He adds that the character is relatable to everyone, saying: “Who hasn’t gone through that? Where you have days with some good, some not so good. It’s just it’s just a story about community and people in love, and family and music and culture.”
Ramos describes his character as the “invisible thread” that runs through the film as we meet the residents of Washington Heights trying to get through their lives – whether it’s the gossip girls from the salon, his cousin Sonny dealing with his immigration status or Abuela Claudia, who just wants to look after the block.
Sonny, Usnavi’s cousin and assistant in his bodega, is an undocumented citizen – a story that has grown in prominence over the last decade or so in the US due to fierce debates around border crossings – with an estimated 10 million people living in the country without the paperwork.
However, Gregory Diaz III, who plays Sonny, told Sky News that despite the problems sprouting from his character’s immigration status, he wanted to portray the good in his life.
He said: “Not wanting (his immigration status) to be something that defines him or something that holds him down – it’s something that both Sonny and I together want to elevate and really push forward those positive messages.”
And he gets his chance on screen, delivering a powerful rap during musical number 96,000, saying that if he won the lottery, he’d invest in education and technology, adding: “Politicians be hatin’, racism in this nation’s gone from latent to blatant, I’ll cash my ticket and picket, invest in protest, never lose my focus ’til the city takes notice.”
Image: Abuela Claudia (Olga Merediz) and Sonny (Gregory Diaz III) share differing stories of immigration in the film. Pic: Warner Bros Studios
Elsewhere in the film, characters Vanessa and Nina also reflect on their experiences of living in Washington Heights – with both having to deal with racism at some point in the film.
Nina is the first of her family, and everyone she knows, to go to university (at Stanford none the less) with her family sacrificing the business to help her – but she drops out amid fears she is racially profiled by those around her, sharing a story about how she was wrongfully accused of stealing from her roommate on her first day.
Her father, Kevin, who is played by West Wing and Star Wars actor Jimmy Smits, secretly sells his cab company to a wealthy developer (who is slowly taking over the whole block, pricing out the local community) to get her back in – but it is Sonny’s story that gives her the drive to go back to California.
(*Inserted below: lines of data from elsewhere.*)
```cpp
int ms_bn_stats(const float* y_raw, float* stats, int B, int C, int HW, void* stream);
int ms_bn_train_apply(const float* stats_all, int world, int n_local, const float* gamma, const float* beta, float* running_mean,
                      float* running_var, const float* y_raw, float* y, float* save, int B, int C, int HW, float eps,
                      float momentum, float slope, void* stream);
size_t ms_bn_bwd_workspace(int B, int C);
int ms_bn_bwd_sums(const float* dy, const float* y_raw, const float* save, float* sums, int B, int C, int HW, float slope,
                   void* workspace, size_t workspace_bytes, void* stream);
int ms_bn_bwd_apply(const float* dy, const float* y_raw, const float* save, const float* gamma, const float* sums_global,
                    double n_global, float* dyr, int B, int C, int HW, float slope, void* stream);

int ms_lerp_time_fwd(const float* x, float* y, int B, int C, int Tin, int F, int Tout, void* stream);
int ms_lerp_time_bwd(const float* dy, float* dx, int B, int C, int Tin, int F, int Tout, void* stream);

int ms_softmax_mix_fwd(const float* z, const float* score, float* soft, float* out, int B, int M, int P,
                       int T, void* stream);
int ms_softmax_mix_bwd(const float* z, const float* soft, const float* dout, float* dz, float* dscore,
                       int B, int M, int P, int T, void* stream);

#define MS_CHAIN_MAX_BLOCKS 4
typedef struct ms_chain_desc {
  int32_t B, M, T, cin0, C, P, n_blocks;
  int32_t mode;
  int32_t dtype;
  int32_t sync_first_word;
  int32_t keep_all_raw;
  float slope, eps, momentum;
} ms_chain_desc;
typedef struct ms_chain_tensors {
  const void* x;
  const float* score;
  const float* w[MS_CHAIN_MAX_BLOCKS];
  const float* bias[MS_CHAIN_MAX_BLOCKS];
  const float* gamma[MS_CHAIN_MAX_BLOCKS];
  const float* beta[MS_CHAIN_MAX_BLOCKS];
  float* running_mean[MS_CHAIN_MAX_BLOCKS];
  float* running_var[MS_CHAIN_MAX_BLOCKS];
  void* y_raw[MS_CHAIN_MAX_BLOCKS];
  void* y[MS_CHAIN_MAX_BLOCKS];
  float* save[MS_CHAIN_MAX_BLOCKS];
  const float* w_logits;
  const float* bias_logits;
  float* z;
  float* soft;
  float* out;
  const void* prepared;
  int32_t* sync;
  int32_t sync_words;
} ms_chain_tensors;
int ms_decoder_chain_supported(const ms_chain_desc* d);
size_t ms_decoder_chain_prepared_bytes(const ms_chain_desc* d);
size_t ms_decoder_chain_workspace(const ms_chain_desc* d);
int ms_decoder_chain_sync_words(const ms_chain_desc* d);
int ms_decoder_chain_prepare(const ms_chain_desc* d, const float* const* w, const float* w_logits, void* prepared, void* stream);
int ms_decoder_chain_fwd(const ms_chain_desc* d, const ms_chain_tensors* t, void* workspace, size_t workspace_bytes, void* stream);

int ms_decoder_chain_eval_supported(const ms_chain_desc* d);
size_t ms_decoder_chain_eval_workspace(const ms_chain_desc* d);
int ms_decoder_chain_eval_sync_words(const ms_chain_desc* d);
int ms_decoder_chain_eval_plan(const ms_chain_desc* d, int32_t* n_tiles, int32_t* groups_per_workgroup, int32_t* tile_first,
                               int32_t* own_lo, int32_t* own_hi, int32_t cap);
int ms_decoder_chain_eval_fwd(const ms_chain_desc* d, const ms_chain_tensors* t, void* workspace, size_t workspace_bytes, void* stream);

int ms_kmeans_labels(const float* pose, const int32_t* keep, const double* centers, int64_t* labels, int B, int T, int P,
                     int PK, int M, int feats, void* stream);
int ms_znorm_select(const float* x, const int32_t* keep, const double* mean, const double* inv_std, float* y, size_t rows,
                    int P, int PK, void* stream);

int ms_step_metrics(const float* ycap, const float* gt, const int32_t* keep, const int32_t* slot_of, const double* mean,
                    const double* stdv, const float* alphas, int n_alpha, double* out, int B, int T, int P, int PK,
                    void* stream);
int ms_eval_accumulate(const float* ycap, const float* gt, const int32_t* keep, const double* mean, const double* stdv,
                       double* fid_sums, double* fid_gram, unsigned long long* w1_hist, int B, int T, int P, int PK,
                       double bin_width, int nbins, void* stream);

int ms_concat_style_fwd(const float* x, const float* emb, const int64_t* ids, int ids_stride_b, int ids_stride_t, float* out,
                        int B, int C, int D, int T, void* stream);
int ms_concat_style_bwd(const float* dout, const int64_t* ids, int ids_stride_b, int ids_stride_t, float* dx, float* demb,
                        int B, int C, int D, int T, int S, void* stream);

int ms_concat_style_soft_fwd(const float* x, const float* emb, const float* w, int w_stride_b, int w_stride_t, float* out,
                             int B, int C, int D, int T, int S, void* stream);
int ms_concat_style_soft_bwd(const float* dout, const float* emb, const float* w, int w_stride_b, int w_stride_t, float* dx,
                             float* demb, float* dw, int B, int C, int D, int T, int S, void* stream);

int ms_cross_entropy_fwd(const float* score, const int64_t* target, float* loss, float* row_scratch,
                         int n_outer, int n_inner, int C, int stride_outer, int stride_c,
                         int stride_inner, void* stream);
int ms_cross_entropy_bwd(const float* score, const int64_t* target, const float* gscale, float* dscore,
                         int n_outer, int n_inner, int C, int stride_outer, int stride_c,
                         int stride_inner, int accumulate, void* stream);

typedef struct ms_loss_scale {
  float scale;
  const float* scale_dev;
} ms_loss_scale;
int ms_cross_entropy_fwd_ex(const float* score, const int64_t* target, float* loss, int n_outer, int n_inner, int C,
                            int stride_outer, int stride_c, int stride_inner, void* stream, const ms_loss_scale* ls);
int ms_cross_entropy_bwd_ex(const float* score, const int64_t* target, const float* gscale, float* dscore, int n_outer,
                            int n_inner, int C, int stride_outer, int stride_c, int stride_inner, int accumulate, void* stream,
                            const ms_loss_scale* ls);

int ms_velocity_fwd(const float* x, float* v, int B, int T, int P, void* stream);
int ms_velocity_bwd(const float* dv, float* dx, int B, int T, int P, void* stream);

int ms_transpose_btc(const float* x, float* y, int B, int T, int C, void* stream);
int ms_transpose_bct(const float* x, float* y, int B, int C, int T, void* stream);

int ms_l1_mean_fwd(const float* a, const float* b, float target, float* loss, float* partials, size_t n,
                   void* stream);
int ms_l1_mean_bwd(const float* a, const float* b, float target, const float* gscale, float* da, size_t n,
                   void* stream);
int ms_l2_mean_fwd(const float* a, const float* b, float target, float* loss, float* partials, size_t n, void* stream);
int ms_l2_mean_bwd(const float* a, const float* b, float target, const float* gscale, float* da, size_t n, void* stream);

int ms_lp_mean_fwd_ex(int squared, const float* a, const float* b, float target, float* loss, float* partials, size_t n,
                      void* stream, const ms_loss_scale* ls);
int ms_lp_mean_bwd_ex(int squared, const float* a, const float* b, float target, const float* gscale, float* da, size_t n,
                      void* stream, const ms_loss_scale* ls);

int ms_lp_mean_pair_fwd(int squared, const float* a, const float* targets, float* loss, size_t n, void* stream, const ms_loss_scale* ls);
int ms_lp_mean_pair_bwd(int squared, const float* a, const float* targets, const float* gscale0, const float* gscale1, float* da, size_t n,
                        void* stream, const ms_loss_scale* ls);

int ms_copy_multi(int n, const void* const* src, void* const* dst, const size_t* bytes, void* stream);

int ms_write_floats(float* dst, const float* host_values, int n, void* stream);

int ms_sqnorm(const float* g, size_t n, float* norm_out, float* partials, void* stream);
int ms_adam_step(float* p, const float* g, float* m, float* v, size_t n, const float* norm, float max_norm,
                 float lr, float beta1, float beta2, float eps, int32_t* step_state, void* stream);
int ms_adam_step_segmented(float* p, const float* g, float* m, float* v, size_t n, const float* norm, float max_norm,
                           float lr, float beta1, float beta2, float eps, int32_t* step_state,
                           const int32_t* seg_of_chunk, const int32_t* seg_first_step, float* seg_scratch, int n_seg,
                           void* stream);
int ms_adam_step_segmented_scaled(float* p, const float* g, float* m, float* v, size_t n, float* norm, float max_norm,
                                  float lr, float beta1, float beta2, float eps, int32_t* step_state,
                                  const int32_t* seg_of_chunk, const int32_t* seg_first_step, float* seg_scratch, int n_seg,
                                  int32_t* loss_scale_state, int32_t growth_interval, float min_scale, float max_scale,
                                  const int32_t* const* meeting_words, int n_meeting_words, void* stream);
int ms_adam_step_segmented_lr(float* p, const float* g, float* m, float* v, size_t n, const float* norm, float max_norm,
                              const float* lr_dev, float beta1, float beta2, float eps, int32_t* step_state,
                              const int32_t* seg_of_chunk, const int32_t* seg_first_step, float* seg_scratch, int n_seg,
                              void* stream);
int ms_adam_step_segmented_scaled_lr(float* p, const float* g, float* m, float* v, size_t n, float* norm, float max_norm,
                                     const float* lr_dev, float beta1, float beta2, float eps, int32_t* step_state,
                                     const int32_t* seg_of_chunk, const int32_t* seg_first_step, float* seg_scratch, int n_seg,
                                     int32_t* loss_scale_state, int32_t growth_interval, float min_scale, float max_scale,
                                     const int32_t* const* meeting_words, int n_meeting_words, void* stream);
size_t ms_reduce_partials_count(size_t n);

#ifdef __cplusplus
}
#endif
#endif
```

include/mixstage_aux.h:

```cpp
#ifndef MIXSTAGE_AUX_H_
#define MIXSTAGE_AUX_H_

#include "mixstage.h"

#ifdef __cplusplus
extern "C" {
#endif

int ms_set_counter_buffer(int32_t* zeroed_counters, int n);

int ms_conv_block_bwd_overlap(const ms_conv_desc* d, const float* x, const float* x2, const float* w,
                              const float* gamma, const float* running_mean, const float* running_var,
                              const float* y_raw, const float* y, const float* save, const float* dy, float* dyr,
                              float* dx, float* dx2, float* dw, float* dbias, float* dgamma, float* dbeta,
                              void* workspace, size_t workspace_bytes, void* stream, void* side_stream,
                              void* side_workspace, size_t side_workspace_bytes);

int ms_timing_enable(int on);
size_t ms_timing_report(char* buf, size_t cap);

int ms_debug_set_patch_min_workgroups(int n);
int ms_debug_set_patch_tuning(int intra_split, int force_splitk);

int ms_debug_set_conv16_tile(int wm, int wn);
int ms_debug_set_conv16_ring(int nstg, int wide8);
int ms_debug_set_wgrad16_target(int workgroups);
int ms_debug_set_wgrad16_ring(int buffers);
int ms_debug_set_wgrad_target(int workgroups);
int ms_debug_set_wgrad_wave(int on);
int ms_debug_set_conv_tile(int on);
int ms_debug_set_bn_fused(int on);
int ms_debug_set_bn_fused_min_workgroups(int n);
int ms_debug_set_skip(const char* patterns);

int ms_debug_set_clip32(int on);

int ms_debug_set_clip_corun(int on);

int ms_selftest_mfma(const float* A, const float* B, float* C, int K, void* stream);
int ms_probe_peak(int kind, long iters, void* a, void* b, double* work, void* stream);

#ifdef __cplusplus
}
#endif
#endif
```

mix_stage_amd/_lib.py:

```python
import ctypes
import os

_HERE = os.path.dirname(os.path.abspath(__file__))
LIB_PATH = os.path.join(_HERE, 'libmixstage_hip.so')
_ALT_LIB = os.environ.get('MS_LIB_PATH')
if _ALT_LIB:
  LIB_PATH = _ALT_LIB

c_void_p, c_int, c_float, c_size_t = ctypes.c_void_p, ctypes.c_int, ctypes.c_float, ctypes.c_size_t


class BwdOptions(ctypes.Structure):
  _fields_ = [('side_stream', ctypes.c_void_p), ('side_workspace', ctypes.c_void_p), ('side_workspace_bytes', ctypes.c_size_t),
              ('wt_prepared', ctypes.c_void_p), ('wgrad_partials', ctypes.c_void_p), ('defer_wgrad_launch', ctypes.c_int),
              ('prev_y', ctypes.c_void_p), ('prev_y_raw', ctypes.c_void_p), ('prev_save', ctypes.c_void_p), ('prev_gamma', ctypes.c_void_p),
              ('prev_dgamma', ctypes.c_void_p), ('prev_dbeta', ctypes.c_void_p), ('prev_dbias', ctypes.c_void_p), ('prev_slope', ctypes.c_float),
              ('bn_sync', ctypes.c_void_p), ('bn_sync_words', ctypes.c_int32), ('dy_is_dyr', ctypes.c_int),
              ('dx_accum', ctypes.c_void_p)]


class LossScale(ctypes.Structure):
  _fields_ = [('scale', ctypes.c_float), ('scale_dev', ctypes.c_void_p)]


class FwdOptions(ctypes.Structure):
  _fields_ = [('w_planes', ctypes.c_void_p), ('bn_sync', ctypes.c_void_p), ('bn_sync_words', ctypes.c_int32)]


class ConvDesc(ctypes.Structure):
  _fields_ = [(n, ctypes.c_int32) for n in
              ('B', 'Cin', 'H', 'W', 'Cout', 'groups', 'KH', 'KW', 'SH', 'SW', 'PH', 'PW', 'OH', 'OW',
               'mode', 'in_mode')] + \
             [('slope', c_float), ('eps', c_float), ('momentum', c_float), ('dtype', ctypes.c_int32)]


class ChainDesc(ctypes.Structure):
  _fields_ = [(n, ctypes.c_int32) for n in ('B', 'M', 'T', 'cin0', 'C', 'P', 'n_blocks', 'mode', 'dtype', 'sync_first_word', 'keep_all_raw')] + \
             [('slope', c_float), ('eps', c_float), ('momentum', c_float)]


class ChainTensors(ctypes.Structure):
  _fields_ = [('x', ctypes.c_void_p), ('score', ctypes.c_void_p)] + \
             [(n, ctypes.c_void_p * 4) for n in ('w', 'bias', 'gamma', 'beta', 'running_mean', 'running_var', 'y_raw', 'y', 'save')] + \
             [(n, ctypes.c_void_p) for n in ('w_logits', 'bias_logits', 'z', 'soft', 'out', 'prepared', 'sync')] + \
             [('sync_words', ctypes.c_int32)]


class Prep16Item(ctypes.Structure):
  _fields_ = [('desc', ctypes.POINTER(ConvDesc))] + [(n, ctypes.c_void_p) for n in
             ('w', 'bias', 'gamma', 'beta', 'running_mean', 'running_var', 'fwd', 'dgrad')]


MS_BARE, MS_LRELU, MS_BN_TRAIN, MS_BN_EVAL = 0, 1, 2, 3
MS_IN_PLAIN, MS_IN_BCAST, MS_IN_UP2ADD = 0, 1, 2
MS_F32, MS_BF16, MS_F16, MS_DT_OUT_F32, MS_DT_BN_FOLDED = 0, 1, 2, 0x100, 0x200
MS_DT_STAT_PAIR = 0x400

_P = c_void_p
_DESC = ctypes.POINTER(ConvDesc)
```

Vanessa dreams of being a fashion designer and has saved a deposit (in cash) for an apartment in Downtown Manhattan where she can work from – however when she goes to hand over the money, she’s told her credit isn’t good enough, despite having cash and rent upfront, before a seemingly middle-class white couple is welcomed into the property instead.
Image: Vanessa (Melissa Barrera) faces a struggle to achieve her dream of being a fashion designer. Pic: Warner Bros Studios
Melissa Barrera, a Mexican music and TV star, who plays Vanessa, told Sky News: “I think it’s a reflection of how a lot of things have not changed in a really long time and how certain communities continue to feel ostracised, especially in countries where they’re minorities.
“I think it’s about time to see their stories told in a positive light and to honour and acknowledge the contributions that communities like these have.”
Leslie Grace, who plays Nina, added: “I think it does reflect that on lots of things we still have a lot of work to do… but it also is aspirational in the sense that we can do it.”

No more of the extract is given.